Logo

5. Hukuk Dairesi2023/2745 E. 2023/8164 K.

Yapay Zeka Özeti

Uyuşmazlık: Tapu kaydındaki yüzölçümünün kadastro düzeltmesi nedeniyle azalması sonucu oluşan zararın, 4721 sayılı TMK'nın 1007. maddesi uyarınca Hazine'den tazmin edilip edilemeyeceği.

Gerekçe ve Sonuç: Tapu kaydının oluşumu aşamasındaki kadastro işlemleri ile tapu işlemlerinin bir bütün oluşturduğu ve bu kayıtlardaki hatalardan devletin 4721 sayılı TMK'nın 1007. maddesi anlamında kusursuz sorumlu olduğu gözetilerek, oluşan gerçek zararın net gelir yöntemiyle hesaplanıp Hazine'den tahsiline karar verilmesi usul ve yasaya uygun bulunarak direnme kararı onanmıştır.

Karar Metni

"İçtihat Metni"

MAHKEMESİ : İstanbul Bölge Adliye Mahkemesi 37. Hukuk Dairesi

SAYISI : 2021/1306 Esas, 2022/3082 Karar

KARAR : Esastan ret

İLK DERECE MAHKEMESİ : Çatalca 2. Asliye Hukuk Mahkemesi

SAYISI : 2019/229 Esas, 2021/28 Karar

Taraflar arasındaki tapu kaydının hatalı oluşması nedeniyle uğranılan zararın 4721 sayılı Türk Medenî Kanunu’nun (4721 sayılı Kanun) 1007 nci maddesi uyarınca tazmini istemine ilişkin davada yapılan yargılama sonunda İlk Derece Mahkemesince davanın kabulüne karar verilmiştir.

Kararın davalı Hazine vekili tarafından istinaf edilmesi üzerine, Bölge Adliye Mahkemesince istinaf başvurusunun esastan reddine karar verilmiştir.

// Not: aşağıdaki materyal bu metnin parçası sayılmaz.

# timsainb/noisereduce

Measured on AMD Instinct MI355X. Metric: Msamples/s reduce_noise (48 kHz mono, n_fft=1024), higher is better.
Workload: dtype f32

## Files before the change

include/mi355gate_debug.h:

```cpp
#ifndef MI355GATE_DEBUG_H
#define MI355GATE_DEBUG_H

#include "mi355gate.h"

#ifdef __cplusplus
extern "C" {
#endif

SG_API int sg_debug_dims(const sg_handle* h, int64_t dims[3]);
SG_API int sg_debug_range(const sg_handle* h, int64_t range[2]);
SG_API int sg_debug_counter(sg_handle* h, int32_t which, int64_t* value, void* stream);
SG_API int sg_debug_fetch(sg_handle* h, int32_t what, void* host, int64_t bytes, void* stream);

SG_API int sg_debug_clip_thresholds(sg_handle* h, double* host, int32_t n_noise, int32_t n_bins, void* stream);
SG_API int sg_debug_clip_batches(const sg_handle* h, int64_t* value);
SG_API int sg_debug_rows_batches(const sg_handle* h, int64_t* value);
#define SG_BWD_ROW 1
#define SG_BWD_FAST 2
#define SG_BWD_REG 3
#define SG_BWD_OLA 4
#define SG_BWD_ROWS 5
SG_API int sg_debug_backward_route(const sg_handle* h, int64_t* value);

#define SG_OPT_FORCE_UNFUSED 1
#define SG_OPT_FORCE_F64_DECIDE 3
#define SG_OPT_FORCE_NOSEAM 4
#define SG_OPT_FORCE_NOLEAN 5
#define SG_OPT_FORCE_SPLIT 6
#define SG_OPT_INJECT_HANDOFF_FAULT 7
#define SG_OPT_FORCE_NOROWGATE 10
#define SG_OPT_ROWGATE_TAP 11
#define SG_OPT_ROWGATE_SHAPE 12
#define SG_OPT_FLOOR_TEST 13
#define SG_OPT_TILE_ORDER 15
#define SG_OPT_EXACT_MATERIALISED 16
#define SG_OPT_FORCE_NOFAST 2

#define SG_STAGE_CHANNEL_MEAN 0
#define SG_STAGE_STFT_POWER 1
#define SG_STAGE_COLMAX 2
#define SG_STAGE_COLSTATS 3
#define SG_STAGE_DECIDE 4
#define SG_STAGE_STFT_MAG 5
#define SG_STAGE_NONSTAT_MASK 6
#define SG_STAGE_SMOOTH 7
#define SG_STAGE_APPLY_ISTFT 8
#define SG_STAGE_OLA 9
#define SG_STAGE_NOISE_STATS 10
#define SG_STAGE_PREP 11
#define SG_STAGE_STFT_MAX 12
#define SG_STAGE_STFT_BITS 13
#define SG_STAGE_APPLY_FAST 14
#define SG_STAGE_DECIDE_FAST 15
#define SG_STAGE_ONEPASS 16
#define SG_STAGE_ROW_GATE 17
#define SG_STAGE_IIR_CHAIN 18
#define SG_STAGE_IIR_MASK 19
#define SG_STAGE_RG_NOISE_POWER 20
#define SG_STAGE_RG_NOISE_FINAL 21
#define SG_STAGE_RG_DECIDE 22
#define SG_STAGE_RG_IIR 23
#define SG_STAGE_RG_FSMOOTH 24
#define SG_STAGE_RG_APPLY 25
#define SG_STAGE_RG_OLA 26
#define SG_N_STAGES 27
#define SG_STAGE_ST_EXPORT 27
#define SG_STAGE_ST_IMPORT 28
#define SG_N_STAGES_ALL 29
SG_API int sg_profile_enable(sg_handle* h, int32_t on);
SG_API int sg_profile_select(sg_handle* h, int64_t stage_mask);
SG_API int sg_profile_read(sg_handle* h, double* ms, int64_t* counts, int32_t n_stages, int32_t reset);
SG_API const char* sg_stage_name(int32_t stage);

#ifdef __cplusplus
}
#endif
#endif
```

noisereduce_amd/_ffi.py:

```python
import contextlib
import ctypes
import os
import threading
import weakref
from ctypes import (POINTER, Structure, byref, c_char_p, c_double, c_int, c_int32,
                    c_int64, c_void_p)

import numpy as np
import torch

_HERE = os.path.dirname(os.path.abspath(__file__))
LIB_PATH = os.path.join(_HERE, "libmi355gate.so")

SG_F32, SG_F64, SG_I16, SG_I32 = 0, 1, 2, 3
SG_VARIANT_S, SG_VARIANT_T = 0, 1
SG_E_INVALID, SG_E_UNSUPPORTED, SG_E_HIP, SG_E_NOMEM, SG_E_STATE, SG_E_HANDOFF = -1, -2, -3, -4, -5, -6
SG_N_STAGES = 27
SG_N_STAGES_ALL = 29
SG_OPT_FORCE_F64_DECIDE = 3
SG_OPT_FORCE_NOSEAM = 4
SG_OPT_FORCE_NOLEAN = 5
SG_OPT_FORCE_SPLIT = 6
SG_OPT_INJECT_HANDOFF_FAULT = 7
SG_OPT_FAST_INTEGER = 8
SG_OPT_FORCE_EXACT = 9
SG_OPT_FORCE_NOROWGATE = 10
SG_OPT_ROWGATE_TAP = 11
SG_OPT_ROWGATE_SHAPE = 12
SG_OPT_FLOOR_TEST = 13
SG_OPT_TILE_ORDER = 15
SG_OPT_EXACT_MATERIALISED = 16
SG_OPT_FORCE_UNFUSED = 1
SG_OPT_FORCE_NOFAST = 2
SG_BWD_ROW, SG_BWD_FAST, SG_BWD_REG, SG_BWD_OLA, SG_BWD_ROWS = 1, 2, 3, 4, 5

_TORCH_DTYPES = {torch.float32: SG_F32, torch.float64: SG_F64, torch.int16: SG_I16,
                 torch.int32: SG_I32}


class HandoffTimeout(RuntimeError):
    """SG_E_HANDOFF: a bounded inter-workgroup wait of a fused kernel timed out (the device was preempted for
    about a second); the outputs of the calls enqueued since the last check are invalid and must be re-run."""


class SgParams(Structure):
    _fields_ = [
        ("variant", c_int32), ("stationary", c_int32), ("n_fft", c_int32),
        ("win_length", c_int32), ("hop_length", c_int32), ("n_grad_freq", c_int32),
        ("n_grad_time", c_int32), ("smooth_mask", c_int32), ("chunk_size", c_int64),
        ("padding", c_int64), ("prop_decrease", c_double), ("n_std_thresh", c_double),
        ("top_db", c_double), ("ddof", c_int32), ("n_movemean", c_int32),
        ("nonstat_thresh", c_double), ("nonstat_slope", c_double), ("iir_b", c_double),
        ("max_workspace_bytes", c_int64),
    ]
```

Bölge Adliye Mahkemesi kararı davalı Hazine vekili tarafından temyiz edilmekle; kesinlik, süre, temyiz şartı ve diğer usul eksiklikleri yönünden yapılan ön inceleme sonucunda, temyiz dilekçesinin kabulüne karar verildikten ve Tetkik Hâkimi tarafından hazırlanan rapor dinlendikten sonra dosyadaki belgeler incelenip gereği düşünüldü:

I. DAVA

Davacı vekili dava dilekçesinde özetle; davacının dava konusu İstanbul ili, Çatalca ilçesi, ... Mahallesi, ... parsel sayılı taşınmazın 36.550 m² yüzölçümü ile tapuda kayıtlı olarak 23.10.1981 tarihinde satın aldığını, 3402 sayılı Kadastro Kanunu'nun (3402 sayılı Kanun) 41 nci maddesi gereğince tapulu yerin ölçümünün 27.231,81 m² ye düşürülmek suretiyle 01.02.2019 tarihinde tapuya tescil edildiğini, davacının mülkiyet hakkında büyük bir kayıp oluştuğunun ve 4721 sayılı Kanun'un 1007 nci maddesi gereğince bu zarardan davalı Hazinenin sorumlu olduğunu, yapılan düzeltme sonucu tapuya tescil edilen taşınmazın değerinin ve oluşan tazminat miktarının tescil edilerek bu tarih itibari ile hesaplanarak taraflarına ödenmesine karar verilmesini talep etmiştir.

II. CEVAP

Davalı Hazine vekili cevap dilekçesinde özetle; dava konusu zararı doğuran işlem davalı olarak gösterilen idarelerine ait olmadığını, bu işlemin yapılmasında Maliye Hazinesinin sorumluluğunun olmadığını, İşlem Tapu Kadastro Genel Müdürlüğü işlemi olduğuna göre bu kamu tüzel kişisine karşı açılması gerektiğini, davanın 4721 sayılı Kanun'un 1007 nci maddeesi bakımından bu kuruma yöneltilmesi gerektiğini, bu anlamda davanın husumetten reddi gerektiğini, 4721 Kanun'un 1007 nci maddesinde öngörülen zararlardan dolayı devlete karşı açılacak tazminat davalarında 6098 sayılı Türk Borçlar Kanunu'nun 1616 nci maddesindeki zaman aşımı sürelerinin geçerli olduğunu, davanın zaman aşımına uğradığını, davanın Asliye Hukuk Mahkemesinde görülmesinin usul ve kanun'a aykırı olduğunu, davanın zaman aşımı, hak düşürücü süreler ve husumet yönünden mahkemece incelenerek usulden mahkeme aksi kanaatte ise esastan reddine karar verilmesini talep etmişlerdir.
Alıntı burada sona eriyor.